The input —
# nage/indy-plenum

Hardware: AMD Instinct MI355X
Metric: Ed25519 verifies/sec at 1/2/4/8 MI355X vs libsodium on host cores (higher is better)
Workload: dtype u32; 1 GPU; C2: 1M Ed25519 request signatures per GPU, distinct keys, 256 B payloads, ~5% tampered (BASELINE.json configs[1]); signatures_per_gpu=1000000, msg_bytes=256, key_pool=distinct, key_cache=off, parallelism=single GPU

## Files before the change

indy-plenum_amd/csrc/pv_lattice.h:

```cpp
#pragma once
#include <stdint.h>
#include <math.h>
#include "pv_scalar.h"

namespace pv {

constexpr int HS_WORDS = 5;
constexpr int HS_T = 6;
constexpr uint32_t HS_NONE = 0, HS_HALF = 1, HS_DEFER = 2;

PV_HD uint32_t sc_8L(int i) {
  const uint32_t v[8] = {0xe7ae9f68u, 0xc09318d2u, 0x17bce6b2u, 0xa6f7cef5u, 0u, 0u, 0u, 0x80000000u};
  return v[i];
}

PV_HD double words_to_f64(const uint32_t r[8]) {
  double x = (double)r[7];
#pragma unroll
  for (int k = 6; k >= 0; --k) x = x * 4294967296.0 + (double)r[k];
  return x;
}

PV_HD bool ge2_128(const uint32_t r[8]) { return (r[4] | r[5] | r[6] | r[7]) != 0; }

PV_HD bool ge8(const uint32_t a[8], const uint32_t b[8]) {
  bool gt = false, decided = false;
#pragma unroll
  for (int k = 7; k >= 0; --k) {
    if (!decided && a[k] != b[k]) {
      gt = a[k] > b[k];
      decided = true;
    }
  }
  return !decided || gt;
}

PV_HD void add8(uint32_t a[8], const uint32_t b[8]) {
#if defined(__HIP_DEVICE_COMPILE__)
  unsigned c = 0;
#pragma unroll
  for (int k = 0; k < 8; ++k) a[k] = __builtin_addc(a[k], b[k], c, &c);
#else
  uint64_t c = 0;
#pragma unroll
  for (int k = 0; k < 8; ++k) {
    c += (uint64_t)a[k] + b[k];
    a[k] = (uint32_t)c;
    c >>= 32;
  }
#endif
}

PV_HD void sub8(uint32_t a[8], const uint32_t b[8]) {
#if defined(__HIP_DEVICE_COMPILE__)
  unsigned bw = 0;
#pragma unroll
  for (int k = 0; k < 8; ++k) a[k] = __builtin_subc(a[k], b[k], bw, &bw);
#else
  uint32_t br = 0;
#pragma unroll
  for (int k = 0; k < 8; ++k) {
    const uint64_t d = (uint64_t)a[k] - b[k] - br;
    a[k] = (uint32_t)d;
    br = (uint32_t)(d >> 63);
  }
#endif
}

PV_HD bool submul8(uint32_t a[8], const uint32_t b[8], uint32_t q) {
#if defined(__HIP_DEVICE_COMPILE__)
  uint32_t lo[8], hi[8];
#pragma unroll
  for (int k = 0; k < 8; ++k) {
    const uint64_t p = (uint64_t)q * b[k];
    lo[k] = (uint32_t)p;
    hi[k] = (uint32_t)(p >> 32);
  }
  unsigned b1 = 0, b2 = 0;
#pragma unroll
  for (int k = 0; k < 8; ++k) {
    unsigned o1, o2;
    const uint32_t t = __builtin_subc(a[k], lo[k], b1, &o1);
    a[k] = __builtin_subc(t, k ? hi[k - 1] : 0u, b2, &o2);
    b1 = o1;
    b2 = o2;
  }
  return (hi[7] | b1 | b2) != 0;
#else
  uint64_t pc = 0;
  uint32_t br = 0;
#pragma unroll
  for (int k = 0; k < 8; ++k) {
    const uint64_t p = (uint64_t)q * b[k] + pc;
    pc = p >> 32;
    const uint64_t d = (uint64_t)a[k] - (uint32_t)p - br;
    a[k] = (uint32_t)d;
    br = (uint32_t)(d >> 63);
  }
  return (pc + br) != 0;
#endif
}

PV_HD void addmul_t(uint32_t t[HS_T], const uint32_t u[HS_T], uint32_t q) {
#if defined(__HIP_DEVICE_COMPILE__)
  uint32_t lo[HS_T], hi[HS_T];
#pragma unroll
  for (int k = 0; k < HS_T; ++k) {
    const uint64_t p = (uint64_t)q * u[k];
    lo[k] = (uint32_t)p;
    hi[k] = (uint32_t)(p >> 32);
  }
  unsigned c1 = 0, c2 = 0;
#pragma unroll
  for (int k = 0; k < HS_T; ++k) {
    const uint32_t x = __builtin_addc(t[k], lo[k], c1, &c1);
    t[k] = __builtin_addc(x, k ? hi[k - 1] : 0u, c2, &c2);
  }
#else
  uint64_t c = 0;
#pragma unroll
  for (int k = 0; k < HS_T; ++k) {
    const uint64_t p = (uint64_t)q * u[k] + t[k] + c;
    t[k] = (uint32_t)p;
    c = p >> 32;
  }
#endif
}

PV_HD void add_t(uint32_t t[HS_T], const uint32_t u[HS_T]) {
#if defined(__HIP_DEVICE_COMPILE__)
  unsigned cc = 0;
#pragma unroll
  for (int k = 0; k < HS_T; ++k) t[k] = __builtin_addc(t[k], u[k], cc, &cc);
#else
  uint64_t c = 0;
#pragma unroll
  for (int k = 0; k < HS_T; ++k) {
    c += (uint64_t)t[k] + u[k];
    t[k] = (uint32_t)c;
    c >>= 32;
  }
#endif
}

PV_HD void sub_t(uint32_t t[HS_T], const uint32_t u[HS_T]) {
#if defined(__HIP_DEVICE_COMPILE__)
  unsigned bw = 0;
#pragma unroll
  for (int k = 0; k < HS_T; ++k) t[k] = __builtin_subc(t[k], u[k], bw, &bw);
#else
  uint32_t br = 0;
#pragma unroll
  for (int k = 0; k < HS_T; ++k) {
    const uint64_t d = (uint64_t)t[k] - u[k] - br;
    t[k] = (uint32_t)d;
    br = (uint32_t)(d >> 63);
  }
#endif
}

PV_HD double quot_est(double a, double b) {
#if defined(__HIP_DEVICE_COMPILE__)
  double r = __builtin_amdgcn_rcp(b);
  r = fma(r, fma(-b, r, 1.0), r);
  r = fma(r, fma(-b, r, 1.0), r);
  return floor(a * r);
#else
  return floor(a / b);
#endif
}

PV_HD bool euclid_step(uint32_t ra[8], uint32_t ta[HS_T], const uint32_t rb[8], const uint32_t tb[HS_T]) {
  const double qd = quot_est(words_to_f64(ra), words_to_f64(rb));
  if (!(qd < 4294967294.0)) return false;
  const uint32_t q = (uint32_t)qd;
  if (submul8(ra, rb, q)) {
    add8(ra, rb);
    addmul_t(ta, tb, q);
    sub_t(ta, tb);
  } else {
    addmul_t(ta, tb, q);
    if (ge8(ra, rb)) {
      sub8(ra, rb);
      add_t(ta, tb);
    }
  }
  return true;
}

PV_HD bool fits132(const uint32_t* v, int nw) {
  uint32_t hi = 0;
  for (int k = HS_WORDS; k < nw; ++k) hi |= v[k];
  if (hi) return false;
  uint64_t c = 0;
#pragma unroll
  for (int k = 0; k < 4; ++k) c = ((uint64_t)v[k] + 0x88888888u + c) >> 32;
  return (uint64_t)v[4] + 8u + c < 16u;
}

PV_HD uint32_t half_scalars(uint32_t c[HS_WORDS], uint32_t d[HS_WORDS], bool& c_neg, const uint32_t h[8]) {
  uint32_t ra[8], rb[8], ta[HS_T], tb[HS_T];
#pragma unroll
  for (int k = 0; k < 8; ++k) {
    ra[k] = sc_8L(k);
    rb[k] = h[k];
  }
#pragma unroll
  for (int k = 0; k < HS_T; ++k) ta[k] = tb[k] = 0;
  tb[0] = 1;
  uint32_t odd = 1;
  int trips = 0;
#pragma unroll 1
  for (;;) {
    if (!ge2_128(rb)) break;
    if (++trips > 96 || !euclid_step(ra, ta, rb, tb)) return HS_DEFER;
    odd ^= 1u;
    if (!ge2_128(ra)) {
#pragma unroll
      for (int k = 0; k < 8; ++k) {
        const uint32_t x = ra[k];
        ra[k] = rb[k];
        rb[k] = x;
      }
#pragma unroll
      for (int k = 0; k < HS_T; ++k) {
        const uint32_t x = ta[k];
        ta[k] = tb[k];
        tb[k] = x;
      }
      break;
    }
    if (!euclid_step(rb, tb, ra, ta)) return HS_DEFER;
    odd ^= 1u;
  }
  if (tb[0] & 1u) {
    c_neg = odd == 0;
#pragma unroll
    for (int k = 0; k < HS_WORDS; ++k) {
      c[k] = rb[k];
      d[k] = tb[k];
    }
    return HS_HALF;
  }
  if (!fits132(ra, 8)) {
    if ((rb[0] | rb[1] | rb[2] | rb[3]) == 0) return HS_DEFER;
    const double kd = ceil((words_to_f64(ra) - 2.5e39) / words_to_f64(rb));
    if (!(kd < 4294967294.0)) return HS_DEFER;
    const uint32_t k = kd > 0.0 ? (uint32_t)kd : 0u;
    if (submul8(ra, rb, k)) return HS_DEFER;
    addmul_t(ta, tb, k);
    if (!fits132(ra, 8)) {
      sub8(ra, rb);
      add_t(ta, tb);
    }
    if (!fits132(ra, 8)) return HS_DEFER;
  }
  if (!fits132(ta, HS_T)) return HS_DEFER;
  c_neg = odd == 1;
#pragma unroll
  for (int k = 0; k < HS_WORDS; ++k) {
    c[k] = ra[k];
    d[k] = ta[k];
  }
  return HS_HALF;
}

PV_HD void hs_offset(uint32_t v[HS_WORDS]) {
  uint64_t c = 0;
#pragma unroll
  for (int k = 0; k < HS_WORDS; ++k) {
    c += (uint64_t)v[k] + (k < 4 ? 0x88888888u : 0x8u);
    v[k] = (uint32_t)c;
    c >>= 32;
  }
}

PV_HD void sc_mul_small(uint32_t out[8], const uint32_t d[HS_WORDS], const uint32_t S[8]) {
  uint32_t x[16];
  uint64_t carry = 0;
#pragma unroll
  for (int k = 0; k < 16; ++k) {
    uint64_t acc = carry & 0xffffffffu;
    uint64_t acchi = carry >> 32;
#pragma unroll
    for (int i = 0; i < HS_WORDS; ++i) {
      const int j = k - i;
      if (j >= 0 && j < 8) {
        const uint64_t p = mul32x32(d[i], S[j]);
        acc += p & 0xffffffffu;
        acchi += p >> 32;
      }
    }
    acchi += acc >> 32;
    x[k] = (uint32_t)acc;
    carry = acchi;
  }
  sc_reduce64(out, x);
}

}
```

Measured before the change: 108.3 million verifies/s.

## Replace full-precision Euclid in half-scalar reduction with Lehmer-style batched steps

```diff
diff --git a/indy-plenum_amd/csrc/pv_lattice.h b/indy-plenum_amd/csrc/pv_lattice.h
--- a/indy-plenum_amd/csrc/pv_lattice.h
+++ b/indy-plenum_amd/csrc/pv_lattice.h
@@ -198,7 +198,200 @@
   return (uint64_t)v[4] + 8u + c < 16u;
 }
 
-PV_HD uint32_t half_scalars(uint32_t c[HS_WORDS], uint32_t d[HS_WORDS], bool& c_neg, const uint32_t h[8]) {
+
+PV_HD void mul8_lo(uint32_t out[8], const uint32_t b[8], uint32_t q) {
+#if defined(__HIP_DEVICE_COMPILE__)
+  uint32_t lo[8], hi[8];
+#pragma unroll
+  for (int k = 0; k < 8; ++k) {
+    const uint64_t p = (uint64_t)q * b[k];
+    lo[k] = (uint32_t)p;
+    hi[k] = (uint32_t)(p >> 32);
+  }
+  unsigned c = 0;
+  out[0] = lo[0];
+#pragma unroll
+  for (int k = 1; k < 8; ++k) out[k] = __builtin_addc(lo[k], hi[k - 1], c, &c);
+#else
+  uint64_t c = 0;
+#pragma unroll
+  for (int k = 0; k < 8; ++k) {
+    c += (uint64_t)q * b[k];
+    out[k] = (uint32_t)c;
+    c >>= 32;
+  }
+#endif
+}
+
+PV_HD void mul_t(uint32_t out[HS_T], const uint32_t u[HS_T], uint32_t q) {
+#if defined(__HIP_DEVICE_COMPILE__)
+  uint32_t lo[HS_T], hi[HS_T];
+#pragma unroll
+  for (int k = 0; k < HS_T; ++k) {
+    const uint64_t p = (uint64_t)q * u[k];
+    lo[k] = (uint32_t)p;
+    hi[k] = (uint32_t)(p >> 32);
+  }
+  unsigned c = 0;
+  out[0] = lo[0];
+#pragma unroll
+  for (int k = 1; k < HS_T; ++k) out[k] = __builtin_addc(lo[k], hi[k - 1], c, &c);
+#else
+  uint64_t c = 0;
+#pragma unroll
+  for (int k = 0; k < HS_T; ++k) {
+    c += (uint64_t)q * u[k];
+    out[k] = (uint32_t)c;
+    c >>= 32;
+  }
+#endif
+}
+
+PV_HD double quot_low(double x, double y) {
+  const double k = 1.0 - 0x1p-40;
+#if defined(__HIP_DEVICE_COMPILE__)
+  double r = __builtin_amdgcn_rcp(y);
+  r = fma(r, fma(-y, r, 1.0), r);
+  r = fma(r, fma(-y, r, 1.0), r);
+  return floor(x * r * k);
+#else
+  return floor(x / y * k);
+#endif
+}
+
+PV_HD void lead64(uint64_t& x0, uint64_t& x1, uint64_t& lim, const uint32_t ra[8], const uint32_t rb[8]) {
+  uint32_t a2 = ra[4], a1 = ra[3], a0 = ra[2], b2 = rb[4], b1 = rb[3], b0 = rb[2], w = 4;
+#pragma unroll
+  for (int k = 5; k < 8; ++k) {
+    const bool nz = ra[k] != 0;
+    a2 = nz ? ra[k] : a2;
+    a1 = nz ? ra[k - 1] : a1;
+    a0 = nz ? ra[k - 2] : a0;
+    b2 = nz ? rb[k] : b2;
+    b1 = nz ? rb[k - 1] : b1;
+    b0 = nz ? rb[k - 2] : b0;
+    w = nz ? (uint32_t)k : w;
+  }
+  const uint32_t lz = (uint32_t)__builtin_clz(a2 | 1u);
+  x0 = ((((uint64_t)a2 << 32) | a1) << lz) | ((uint64_t)a0 >> (32u - lz));
+  x1 = ((((uint64_t)b2 << 32) | b1) << lz) | ((uint64_t)b0 >> (32u - lz));
+  lim = w >= 6 ? 1u : (uint64_t)1 << (lz + (w == 4 ? 32u : 0u));
+}
+
+PV_HD bool lehmer_step(uint64_t& x0, double& f0, uint32_t& u0, uint32_t& v0, uint64_t x1, double f1, uint32_t u1,
+                       uint32_t v1, uint64_t need) {
+  bool go = x1 - v1 >= need;
+  const double qd = quot_low(f0, f1);
+  go &= qd < 4294967280.0;
+  uint32_t q = (uint32_t)(go ? qd : 0.0);
+  uint64_t x2 = x0 - q * x1;
+  const bool up = x2 >= x1;
+  x2 -= up ? x1 : 0u;
+  q += up ? 1u : 0u;
+  const uint64_t u2 = u0 + (uint64_t)q * u1, v2 = v0 + (uint64_t)q * v1;
+  go &= (v2 >> 32) == 0;
+  go &= x2 >= v2;
+  go &= x1 - x2 >= v1 + v2;
+  if (go) {
+    x0 = x2;
+    f0 = (double)x2;
+    u0 = (uint32_t)u2;
+    v0 = (uint32_t)v2;
+  }
+  return go;
+}
+
+struct LehmerNoProbe {
+  PV_HD void round() {}
+  PV_HD void full_step() {}
+};
+
+template <class Probe>
+PV_HD bool reduce_pair(uint32_t ra[8], uint32_t rb[8], uint32_t ta[HS_T], uint32_t tb[HS_T], uint32_t& odd,
+                       Probe& probe) {
+  int steps = 0;
+#pragma unroll 1
+  while (ge2_128(rb)) {
+    if (steps > 192) return false;
+    probe.round();
+    uint64_t x0, x1, lim;
+    lead64(x0, x1, lim, ra, rb);
+    uint32_t u0 = 1, v0 = 0, u1 = 0, v1 = 1;
+    uint32_t k = 0;
+    uint64_t need = 0;
+    double f0 = (double)x0, f1 = (double)x1;
+#pragma unroll 1
+    for (;;) {
+      if (!lehmer_step(x0, f0, u0, v0, x1, f1, u1, v1, need)) break;
+      need = lim;
+      ++k;
+      if (!lehmer_step(x1, f1, u1, v1, x0, f0, u0, v0, need)) break;
+      ++k;
+    }
+    if (k & 1u) {
+      const uint64_t x = x0;
+      x0 = x1;
+      x1 = x;
+      const uint32_t u = u0, v = v0;
+      u0 = u1;
+      u1 = u;
+      v0 = v1;
+      v1 = v;
+    }
+    if (k == 0) {
+      probe.full_step();
+      if (!euclid_step(ra, ta, rb, tb)) return false;
+#pragma unroll
+      for (int j = 0; j < 8; ++j) {
+        const uint32_t x = ra[j];
+        ra[j] = rb[j];
+        rb[j] = x;
+      }
+#pragma unroll
+      for (int j = 0; j < HS_T; ++j) {
+        const uint32_t x = ta[j];
+        ta[j] = tb[j];
+        tb[j] = x;
+      }
+      odd ^= 1u;
+      steps += 1;
+      continue;
+    }
+    const bool ev = (k & 1u) == 0;
+    uint32_t pa[8], pb[8], na[8], nb[8];
+#pragma unroll
+    for (int j = 0; j < 8; ++j) {
+      pa[j] = ev ? ra[j] : rb[j];
+      pb[j] = ev ? rb[j] : ra[j];
+    }
+    mul8_lo(na, pa, ev ? u0 : v0);
+    (void)submul8(na, pb, ev ? v0 : u0);
+    mul8_lo(nb, pb, ev ? v1 : u1);
+    (void)submul8(nb, pa, ev ? u1 : v1);
+    uint32_t ma[HS_T], mb[HS_T];
+    mul_t(ma, ta, u0);
+    addmul_t(ma, tb, v0);
+    mul_t(mb, ta, u1);
+    addmul_t(mb, tb, v1);
+#pragma unroll
+    for (int j = 0; j < 8; ++j) {
+      ra[j] = na[j];
+      rb[j] = nb[j];
+    }
+#pragma unroll
+    for (int j = 0; j < HS_T; ++j) {
+      ta[j] = ma[j];
+      tb[j] = mb[j];
+    }
+    odd ^= k & 1u;
+    steps += (int)k;
+  }
+  return true;
+}
+
+template <class Probe>
+PV_HD uint32_t half_scalars_probe(uint32_t c[HS_WORDS], uint32_t d[HS_WORDS], bool& c_neg, const uint32_t h[8],
+                                  Probe& probe) {
   uint32_t ra[8], rb[8], ta[HS_T], tb[HS_T];
 #pragma unroll
   for (int k = 0; k < 8; ++k) {
@@ -209,30 +402,7 @@
   for (int k = 0; k < HS_T; ++k) ta[k] = tb[k] = 0;
   tb[0] = 1;
   uint32_t odd = 1;
-  int trips = 0;
-#pragma unroll 1
-  for (;;) {
-    if (!ge2_128(rb)) break;
-    if (++trips > 96 || !euclid_step(ra, ta, rb, tb)) return HS_DEFER;
-    odd ^= 1u;
-    if (!ge2_128(ra)) {
-#pragma unroll
-      for (int k = 0; k < 8; ++k) {
-        const uint32_t x = ra[k];
-        ra[k] = rb[k];
-        rb[k] = x;
-      }
-#pragma unroll
-      for (int k = 0; k < HS_T; ++k) {
-        const uint32_t x = ta[k];
-        ta[k] = tb[k];
-        tb[k] = x;
-      }
-      break;
-    }
-    if (!euclid_step(rb, tb, ra, ta)) return HS_DEFER;
-    odd ^= 1u;
-  }
+  if (!reduce_pair(ra, rb, ta, tb, odd, probe)) return HS_DEFER;
   if (tb[0] & 1u) {
     c_neg = odd == 0;
 #pragma unroll
@@ -265,6 +435,11 @@
   return HS_HALF;
 }
 
+PV_HD uint32_t half_scalars(uint32_t c[HS_WORDS], uint32_t d[HS_WORDS], bool& c_neg, const uint32_t h[8]) {
+  LehmerNoProbe probe;
+  return half_scalars_probe(c, d, c_neg, h, probe);
+}
+
 PV_HD void hs_offset(uint32_t v[HS_WORDS]) {
   uint64_t c = 0;
 #pragma unroll
```

New measurement: 108.2 million verifies/s, median of 2. About the same (-0.1%).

Assignment —
Starting at the first line of the entries above, please extract each line up to and including the line with "Metric: Ed25519 verifies/sec", unchanged, and add nothing.

The completed task —
# nage/indy-plenum

Hardware: AMD Instinct MI355X
Metric: Ed25519 verifies/sec at 1/2/4/8 MI355X vs libsodium on host cores (higher is better)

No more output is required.